The peak temperature in the curve corresponds to the horizontal coordinate aligned with the crack’s center, and the surface temperature difference augments with an increase in crack width. Nonetheless, when the crack width narrows to 0.2 mm, the temperature difference becomes very slight (falling below the minimum resolvable temperature difference of 0.1 °C). This diminutive temperature contrast complicates the distinction between the crack area and the healthy region. As a result, when the crack width is less than 0.2 mm and the crack depth is under 50 mm, the utilization of an infrared thermal imager for crack depth detection is deemed unfeasible.
3.3. The Impact of Crack Depth
To elucidate the influence of crack width on the temperature field of the specimen’s surface, infrared detection was performed for various crack widths at different crack depths.
Figure 7 illustrates the thermal images of surface temperature of the concrete test block.
After examining the surface thermal images from the 12 test cases, a noticeable pattern emerges. Once the heat transfer within the specimen stabilizes, the surface consistently portrays a configuration wherein a cooler, undamaged region encompasses a warmer, cracked area. It is worth noting that for cracks with a width of 0.2 mm, discernible cracks in the thermal images are only observable when the crack depth exceeds 100 mm.

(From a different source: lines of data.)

diff --git a/starst3r_amd/_lib.py b/starst3r_amd/_lib.py
--- a/starst3r_amd/_lib.py
+++ b/starst3r_amd/_lib.py
@@ -28,6 +28,7 @@
     "st3r_gs_isect_emit": [vp, vp, i32, i32, vp, vp, i32, i32, i32, i64, vp, vp],
     "st3r_gs_sort": [vp, vp, i64, i32, vp, vp, vp, vp],
     "st3r_radix_sort_pairs": [vp, vp, i32, i64, i32, i32, vp, vp, vp, vp],
+    "st3r_radix_sort_u16": [vp, vp, i64, i32, i32, vp, vp, vp, vp],
     "st3r_gs_offsets": [vp, vp, i64, vp, i32, i32, i32, vp],
     "st3r_gs_blend_fwd": [vp, vp, i32, i32, i32, i32, i32, i32, vp, vp, vp, i64, vp, vp, vp],
     "st3r_gs_blend_bwd": [vp, vp, i32, i32, i32, i32, i32, i32, vp, vp, vp, i64, vp, vp, vp, vp, vp, i64, vp],
diff --git a/starst3r_amd/csrc/api.hip b/starst3r_amd/csrc/api.hip
--- a/starst3r_amd/csrc/api.hip
+++ b/starst3r_amd/csrc/api.hip
@@ -182,18 +182,19 @@
 int st3r_sort_depth_seg_impl(st3r_ctx* ctx, hipStream_t s, int64_t N, int C, uint32_t* keys_in, int32_t* vals_in,
                              uint32_t* keys_out, int32_t* vals_out, const uint32_t* krange);
 int st3r_isect_emit_chain_impl(st3r_ctx* ctx, hipStream_t s, int N, int C, const int32_t* perm, const void* rects,
-                               int rect32, int tile_w, int tile_h, uint32_t* tile_keys, int32_t* vals, int64_t cap);
+                               int rect32, int tile_w, int tile_h, void* tile_keys, int key16, int32_t* vals,
+                               int64_t cap);
 int st3r_records_prepare_impl(hipStream_t s, int N, int C, const float* splats, int tile_size, int tile_w, int tile_h,
                               int tight, int32_t* tiles, uint64_t* depth_keys, int32_t* depth_vals, uint32_t key_base,
                               void* rects, int rect32);
-int st3r_isect_offsets32_impl(hipStream_t s, int64_t n_isects, const uint32_t* keys, int C, int tile_w, int tile_h,
+int st3r_isect_offsets32_impl(hipStream_t s, int64_t n_isects, const void* keys, int key16, int C, int tile_w, int tile_h,
                               int32_t* offsets, const int32_t* n_dev);
 int st3r_sort_depth_impl(st3r_ctx* ctx, hipStream_t s, int64_t n, int end_bit, uint64_t* keys_in, int32_t* vals_in,
                          uint64_t* keys_out, int32_t* vals_out);
 int st3r_sort_depth32_impl(st3r_ctx* ctx, hipStream_t s, int64_t n, int end_bit, uint32_t* keys_in, int32_t* vals_in,
                            uint32_t* keys_out, int32_t* vals_out);
-int st3r_sort_tile_impl(st3r_ctx* ctx, hipStream_t s, int64_t n, int end_bit, uint32_t* keys_in, int32_t* vals_in,
-                        uint32_t* keys_out, int32_t* vals_out, const int32_t* n_dev);
+int st3r_sort_tile_impl(st3r_ctx* ctx, hipStream_t s, int64_t n, int end_bit, void* keys_in, int32_t* vals_in,
+                        void* keys_out, int32_t* vals_out, const int32_t* n_dev, int key16);
 int st3r_blend_fwd_impl(st3r_ctx* ctx, hipStream_t s, int C, int W, int H, int tile_w, int tile_h,
                         const float* splats, const int32_t* offsets, const int32_t* flat, int64_t n_isects,
                         float* rgb, float* alpha, int32_t* last_ids, bool for_backward, bool end_in_offsets);
@@ -367,25 +368,31 @@
         o->n_isects_ref = reg_sums ? (int64_t)((double*)ctx->pinned)[2] : n_isects;
         if (allow_async) { ctx->isect_hint = n_isects; ctx->hint_sig = sig; }
     }
-    GET(SLOT_KEYS_A, uint32_t, n_isects, tkeys_a);
-    GET(SLOT_KEYS_B, uint32_t, n_isects, tkeys_b);
+    const int end_bit = bit_length_u32((uint32_t)((int64_t)C * tile_w * tile_h - 1));
+    const int key16 = (end_bit <= 16 && !(ctx->debug_flags & 256)) ? 1 : 0;
+    void *tkeys_a, *tkeys_b;
+    {
+        const size_t kb = (key16 ? sizeof(uint16_t) : sizeof(uint32_t)) * (size_t)n_isects;
+        int rc_ = st3r_arena_get(ctx, SLOT_KEYS_A, kb, &tkeys_a);
+        if (!rc_) rc_ = st3r_arena_get(ctx, SLOT_KEYS_B, kb, &tkeys_b);
+        if (rc_) return rc_;
+    }
     GET(SLOT_VALS_A, int32_t, n_isects, vals_a);
     GET(SLOT_VALS_B, int32_t, n_isects, vals_b);
     n_dev = total_dev;
     o->n_records = async ? -1 : n_isects;
     if (n_isects > 0) {
         st3r_prof_begin(ctx, s, STG_EMIT);
-        rc = st3r_isect_emit_chain_impl(ctx, s, N, C, perm, rects, rect32, tile_w, tile_h, tkeys_a, vals_a, n_isects);
+        rc = st3r_isect_emit_chain_impl(ctx, s, N, C, perm, rects, rect32, tile_w, tile_h, tkeys_a, key16, vals_a, n_isects);
         st3r_prof_end(ctx, s, STG_EMIT);
         if (rc) return rc;
-        const int end_bit = bit_length_u32((uint32_t)((int64_t)C * tile_w * tile_h - 1));
         st3r_prof_begin(ctx, s, STG_SORT);
-        rc = st3r_sort_tile_impl(ctx, s, n_isects, end_bit, tkeys_a, vals_a, tkeys_b, vals_b, n_dev);
+        rc = st3r_sort_tile_impl(ctx, s, n_isects, end_bit, tkeys_a, vals_a, tkeys_b, vals_b, n_dev, key16);
         st3r_prof_end(ctx, s, STG_SORT);
         if (rc) return rc;
     }
     st3r_prof_begin(ctx, s, STG_OFFSETS);
-    rc = st3r_isect_offsets32_impl(s, n_isects, tkeys_b, C, tile_w, tile_h, offsets, n_dev);
+    rc = st3r_isect_offsets32_impl(s, n_isects, tkeys_b, key16, C, tile_w, tile_h, offsets, n_dev);
     st3r_prof_end(ctx, s, STG_OFFSETS);
     if (rc) return rc;
     o->splats = splats; o->offsets = offsets; o->flat = vals_b; o->cum = cum; o->rects = rect32 ? nullptr : rects;
diff --git a/starst3r_amd/csrc/gs_isect.hip b/starst3r_amd/csrc/gs_isect.hip
--- a/starst3r_amd/csrc/gs_isect.hip
+++ b/starst3r_amd/csrc/gs_isect.hip
@@ -301,7 +301,8 @@
     return st3r_isect_offsets_impl((hipStream_t)stream, n_isects, isect_ids_sorted, C, tile_w, tile_h, offsets);
 }
 
-__global__ __launch_bounds__(256) void k_isect_offsets32(int64_t n_isects, const uint32_t* __restrict__ keys,
+template <typename K>
+__global__ __launch_bounds__(256) void k_isect_offsets32(int64_t n_isects, const K* __restrict__ keys,
                                                          int64_t total, int32_t* __restrict__ offsets,
                                                          const int32_t* __restrict__ n_dev) {
     if (n_dev) n_isects = min(n_isects, (int64_t)max(*n_dev, 0));
@@ -314,8 +315,13 @@
     if (i0 >= n_isects) return;
     uint32_t k[4];
     if (i0 + 4 <= n_isects) {
-        const uint4 v = *reinterpret_cast<const uint4*>(keys + i0);
-        k[0] = v.x; k[1] = v.y; k[2] = v.z; k[3] = v.w;
+        if constexpr (sizeof(K) == 4) {
+            const uint4 v = *reinterpret_cast<const uint4*>(keys + i0);
+            k[0] = v.x; k[1] = v.y; k[2] = v.z; k[3] = v.w;
+        } else {
+            const uint2 v = *reinterpret_cast<const uint2*>(keys + i0);
+            k[0] = v.x & 0xFFFFu; k[1] = v.x >> 16; k[2] = v.y & 0xFFFFu; k[3] = v.y >> 16;
+        }
     } else {
 #pragma unroll
         for (int j = 0; j < 4; ++j) k[j] = i0 + j < n_isects ? keys[i0 + j] : 0u;
@@ -334,15 +340,20 @@
     }
 }
 
-int st3r_isect_offsets32_impl(hipStream_t s, int64_t n_isects, const uint32_t* keys, int C, int tile_w, int tile_h,
+int st3r_isect_offsets32_impl(hipStream_t s, int64_t n_isects, const void* keys, int key16, int C, int tile_w, int tile_h,
                               int32_t* offsets, const int32_t* n_dev) {
     const int64_t total = (int64_t)C * tile_w * tile_h;
     if (n_isects == 0 && !n_dev) {
         HIP_TRY(hipMemsetAsync(offsets, 0, sizeof(int32_t) * (size_t)(total + 1), s));
         return ST3R_OK;
     }
-    hipLaunchKernelGGL(k_isect_offsets32, dim3(ceil_div(n_isects > 0 ? (n_isects + 3) / 4 : 1, 256)), dim3(256), 0, s, n_isects,
-                       keys, total, offsets, n_dev);
+    const dim3 grid(ceil_div(n_isects > 0 ? (n_isects + 3) / 4 : 1, 256));
+    if (key16)
+        hipLaunchKernelGGL(k_isect_offsets32<uint16_t>, grid, dim3(256), 0, s, n_isects, (const uint16_t*)keys, total, offsets,
+                           n_dev);
+    else
+        hipLaunchKernelGGL(k_isect_offsets32<uint32_t>, grid, dim3(256), 0, s, n_isects, (const uint32_t*)keys, total, offsets,
+                           n_dev);
     LAUNCH_CHECK();
     return ST3R_OK;
 }
@@ -459,11 +470,12 @@
     for (int e = e0; e < e1; ++e) { wg_base[e] = run; run += wg_tiles[e]; }
 }
 
+template <typename K>
 __global__ __launch_bounds__(256) void k_isect_emit_d(int N, int C, int bpc, const int32_t* __restrict__ perm,
                                                       const void* __restrict__ rects_d, int rect32,
                                                       const long long* __restrict__ wg_base,
                                                       const int32_t* __restrict__ wg_tiles, int tile_w, int tile_h,
-                                                      uint32_t* __restrict__ tile_keys, int32_t* __restrict__ vals,
+                                                      K* __restrict__ tile_keys, int32_t* __restrict__ vals,
                                                       int64_t cap) {
     __shared__ int s_end[EP];
     __shared__ uint32_t s_org[EP];
@@ -578,7 +590,7 @@
             const uint32_t tx = (org & 0xFFFF) + (uint32_t)rem, ty = (org >> 16) + (uint32_t)qq;
             const long long pos = base + o;
             if (pos >= 0 && pos < cap) {
-                tile_keys[pos] = key0 + ty * (uint32_t)tile_w + tx;
+                tile_keys[pos] = (K)(key0 + ty * (uint32_t)tile_w + tx);
                 vals[pos] = s_pid[p];
             }
         }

Likewise, temperature distribution curves along the specimen’s horizontal coordinates were generated for each test case, as depicted in
Figure 8. It is evident that for cracks of the same width, an increase in crack depth leads to a gradual elevation in the temperature within the crack area. Consequently, this results in a corresponding rise in the maximum temperature difference observed on the specimen’s surface. Additionally, it was noted that when the crack width is 0.2 mm, the temperature distribution on the specimen’s surface lacks a discernible pattern, making it a challenging task to distinguish variations in crack depths.
4. Simulation Method
In laboratory conditions, maintaining a continuous and steady thermal flow to concrete specimens can present challenges, and replicating the authentic thermal conditions of a tunnel environment is subject to certain constraints. Consequently, numerical analysis methods are employed to simulate the thermal conduction effects at crack sites under thermal excitation conditions. This analytical approach aids in comprehending the thermal conduction behaviors of concrete components featuring cracks under natural temperature differentials, as well as evaluating the influence of crack geometry on the temperature distribution across the concrete surface.
4.1. FEM Simulation Model
The model dimensions align with those of the concrete specimens used in the experiments. In the model, the backside of the specimen is designated as a high-temperature boundary (25 °C), characterized by zero heat transfer. On the inner side of the lining and at its interaction with air, a convective heat transfer boundary (20 °C) is established, with a convective heat transfer coefficient of 7.97 W/(m
2·°C), assumed to mimic environmental conditions with a wind speed of 0.5 m/s. The remaining four sides are configured as adiabatic boundaries, facilitating heat transfer solely in the thickness direction.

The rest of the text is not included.